3.     Screw the NCAA.  This should be one we can all agree on. You can’t root for VCU, because if they win, the NCAA will have undeniable leverage to increase the field even further, thus even further diluting the importance of the regular season in an effort to print more dollars.  You can’t root for Kentucky or UConn because that’s equivalent to approving the underwhelming sanctions the NCAA has imposed on two coaches who don’t feel the need to play on a level court.
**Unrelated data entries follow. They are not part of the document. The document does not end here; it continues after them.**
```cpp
constexpr int MLP_BIG_MAX_L = 8;
struct MlpReduceArgs {
  const float *parts[MLP_BIG_MAX_L];
  int out_dim[MLP_BIG_MAX_L], in_dim[MLP_BIG_MAX_L], ldp[MLP_BIG_MAX_L];
  long long grad_off[MLP_BIG_MAX_L];
  float *grads;
  float *params;
  float lr;
  int rule;
  float *m, *v;
  float eps, c1, c2;
  int n_split[MLP_BIG_MAX_L], n_layers;
  const float *loss_b;
  float *loss_out;
  int B;
  float inv_b;
};
int mlp_section_deferred_reduce(const fmx_mlp_t *mlp, int32_t loss_kind, const float *bi, int32_t ld_bi, const float *base, const float *y, int32_t B,
                                float inv_b, void *workspace, float *logit_out, float *dz_out, float *gbi_out, int32_t ld_gbi, float *grads,
                                float lr_apply, float *loss_out, hipStream_t st, MlpReduceArgs *deferred, const char *who = "fmx_mlp_section",
                                float pair_margin = -1.f);
void mlp_launch_reduce(const MlpReduceArgs &a, hipStream_t st);
int mlp_opt_check(const fmx_mlp_t *mlp, int32_t B, const void *workspace, int64_t workspace_bytes, const float *grads, const fmx_mlp_opt_t *opt,
                  int64_t n_steps, const char *who);
int mlp_opt_state_check(const fmx_mlp_opt_t *opt, int64_t n_steps, const char *who);
int mlp_reduce_blocks_per_layer(const MlpReduceArgs &a, int threads);
}
using namespace fmxd;

namespace {

inline bool aligned16(const void *p) { return (reinterpret_cast<uintptr_t>(p) & 15u) == 0; }

constexpr uint32_t SENT = 0xFFFFFFFFu;
constexpr int WAVE = 64;
constexpr int LIST_MAX_G = 16;
constexpr int MAX_SORT_WIDTH = 32768;
constexpr int SORT_CHUNK = 1024;


__device__ __forceinline__ float4 operator+(float4 a, float4 b) { return {a.x + b.x, a.y + b.y, a.z + b.z, a.w + b.w}; }
__device__ __forceinline__ float4 operator-(float4 a, float4 b) { return {a.x - b.x, a.y - b.y, a.z - b.z, a.w - b.w}; }
__device__ __forceinline__ float4 operator*(float4 a, float4 b) { return {a.x * b.x, a.y * b.y, a.z * b.z, a.w * b.w}; }
__device__ __forceinline__ float4 operator*(float a, float4 b) { return {a * b.x, a * b.y, a * b.z, a * b.w}; }
__device__ __forceinline__ float4 splat(float a) { return {a, a, a, a}; }

__device__ __forceinline__ float4 shfl_xor4(float4 v, int m) {
  return {__shfl_xor(v.x, m), __shfl_xor(v.y, m), __shfl_xor(v.z, m), __shfl_xor(v.w, m)};
}
__device__ __forceinline__ float4 shfl_up4(float4 v, int d) {
  return {__shfl_up(v.x, d), __shfl_up(v.y, d), __shfl_up(v.z, d), __shfl_up(v.w, d)};
}
__device__ __forceinline__ float4 shfl4(float4 v, int src) {
  return {__shfl(v.x, src), __shfl(v.y, src), __shfl(v.z, src), __shfl(v.w, src)};
}

__device__ __forceinline__ float rcp_(float x) { return __builtin_amdgcn_rcpf(x); }
__device__ __forceinline__ float sqrt_(float x) { return __builtin_amdgcn_sqrtf(x); }

__device__ __forceinline__ float ftrl_w(float z, float n, const fmx_hyper_t &h) {
  const float denom = fmaf(h.beta + sqrt_(n), h.alpha, h.l2);
  const float w = -(z - copysignf(h.l1, z)) * rcp_(denom);
  return fabsf(z) <= h.l1 ? 0.f : w;
// ... 434 lines not shown
```

fm-for-online-recommendation_amd/csrc/fmx_host.h:

```cpp
#pragma once
#include <type_traits>

#include "fmx_common.h"

namespace fmxd {

struct Workspace {
  uint32_t *sorted;
  size_t sorted_stride;
  uint32_t *runs;
  int32_t *meta;
  int32_t *counter;
  float *parts;
  size_t bytes;
};
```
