## Skip orientation labelling for strip rows with no strong-magnitude pixels

Adds a wave ballot marking pixels whose gradient magnitude exceeds the weak threshold. The atan2 quantisation and neighbour one-hot exchange are computed only when a three-row window holds such pixels, and the output stage is shifted by one row to make room. Output and magnitude stores now go through incrementally advanced row pointers with opaque lane offsets. This is meant to cut ALU and cross-lane work on flat image regions, at the cost of extra pipeline state, one more closing iteration, and some risk of edge-case mismatches at strip or row borders. An optional compile-time stats counter is also added.

```diff
diff --git a/fealess_amd/csrc/fl_context.hip b/fealess_amd/csrc/fl_context.hip
--- a/fealess_amd/csrc/fl_context.hip
+++ b/fealess_amd/csrc/fl_context.hip
@@ -110,6 +110,7 @@
   {"refine_lds_bytes", "FL_REFINE_LDS_BYTES", &fl_context::Options::refine_lds_bytes, false, 0, FL_REFINE_LDS_BYTES},
   {"verify_fused", "FL_VERIFY_FUSED", &fl_context::Options::verify_fused, false, 0, 1},
   {"verify_fused_px", "FL_VERIFY_FUSED_PX", &fl_context::Options::verify_fused_px, false, 0, FL_VERIFY_FUSED_PX},
+  {"cq_label_skip", "FL_CQ_LABEL_SKIP", &fl_context::Options::cq_label_skip, false, 0, 1},
 };
 
 static bool fl_option_valid(const FlOptionName &o, long v)
diff --git a/fealess_amd/csrc/fl_frontend.hip b/fealess_amd/csrc/fl_frontend.hip
--- a/fealess_amd/csrc/fl_frontend.hip
+++ b/fealess_amd/csrc/fl_frontend.hip
@@ -158,12 +158,15 @@
 #ifndef FL_CQ_WPE
 #define FL_CQ_WPE 6
 #endif
+#ifdef FL_CQ_STATS
+__device__ unsigned long long d_cq_stats[2];
+#endif
 template <bool kMag, bool kNarrow>
 __global__ __launch_bounds__(256) __attribute__((amdgpu_waves_per_eu(kNarrow ? 6 : FL_CQ_WPE, kNarrow ? 6 : FL_CQ_WPE))) void k_color_quantize(const uint8_t *__restrict__ bgr, size_t in_stride,
                                                         uint8_t *__restrict__ dst, size_t out_stride, int w, int h,
                                                         float threshold_sq, int nstrips, int nchunks, int chunk_rows,
                                                         float *__restrict__ mag_out, const uint32_t *__restrict__ tiles,
-                                                        size_t tiles_stride)
+                                                        size_t tiles_stride, float strong_sq)
 {
   const int wave = __builtin_amdgcn_readfirstlane((int)(threadIdx.x >> 6)), lane = threadIdx.x & 63;
   const int item = blockIdx.x * 4 + wave;
@@ -213,11 +216,20 @@
     Sc[0] = Sc[1]; Sc[1] = Sc[2];
     Sr[0] = Sr[1]; Sr[1] = Sr[2];
   };
-  auto finish = [&](int yv) __attribute__((always_inline)) {
+  unsigned ox = (unsigned)x, ox4 = 4u * (unsigned)x;
+  auto lane_off = [](unsigned &off) __attribute__((always_inline)) { asm volatile("" : "+v"(off)); return off; };
+  uint8_t *orow = out + (size_t)y0 * (size_t)w;
+  float *mrow = kMag ? mag_out + (size_t)blockIdx.z * out_stride + (size_t)y0 * (size_t)w : (mag_out ? mag_out + (size_t)y0 * (size_t)w : nullptr);
+  int pdx = 0, pdy = 0;
+  unsigned sf0 = 0, sf1 = 0, sf2 = 0;
+#ifdef FL_CQ_STATS
+  unsigned st_rows = 0, st_labelled = 0;
+#endif
+  auto finish = [&](int yv, bool closing) __attribute__((always_inline)) {
     if (yv < y0) return;
-    const int ys = yv - 1;
     int bdx = 0, bdy = 0, bmag = 0;
-    {
+    unsigned long long strong = 0;
+    if (!closing) {
       int dxs[3], dys[3], mags[3];
 #pragma unroll
       for (int ch = 0; ch < 3; ++ch) {
@@ -233,29 +245,49 @@
       if (mags[0] >= mags[1] && mags[0] >= mags[2]) { bdx = dxs[0]; bdy = dys[0]; bmag = mags[0]; }
       else if (mags[1] >= mags[0] && mags[1] >= mags[2]) { bdx = dxs[1]; bdy = dys[1]; bmag = mags[1]; }
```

I don’t know Brad Stevens and I won’t make the unsubstantiated claim that Butler’s program is squeaky-clean.  I might not be the best judge of class out there (this is a guy who used to worship Coach K and vilify Dean Smith as a child. I was such an idiot!) So I’ll try not to incorporate the fact that they just seem like such a nice group of gentlemen into my argument (too late).  The real reason to root for Butler isn’t the purity of the program (I still feel like it’s so pure), but the purity of its product.  The Bulldogs play the most fundamentally sound brand of basketball I’ve seen…on both sides of the court.  They play the kind of basketball that makes us watch college ranks instead of the NBA. Brad Stevens has come to grips that he is head of a college basketball program, not an NBA prep school, and his players buy into that concept fully.  You can rest assured that the focus of each member of the Butler program will be on the task at hand: a national championship, here and now. If they reach the final, the same might not be said of their opponent, especially if they draw Kentucky.  Sure, they’ll look and act like a team, but I have to think that thoughts of dollar signs and NBA lottery status enters into the heads of their stars this week.  For that reason, if you find yourself rooting for Butler down the stretch of a close game on Monday night, don’t be surprised if your side comes out on top.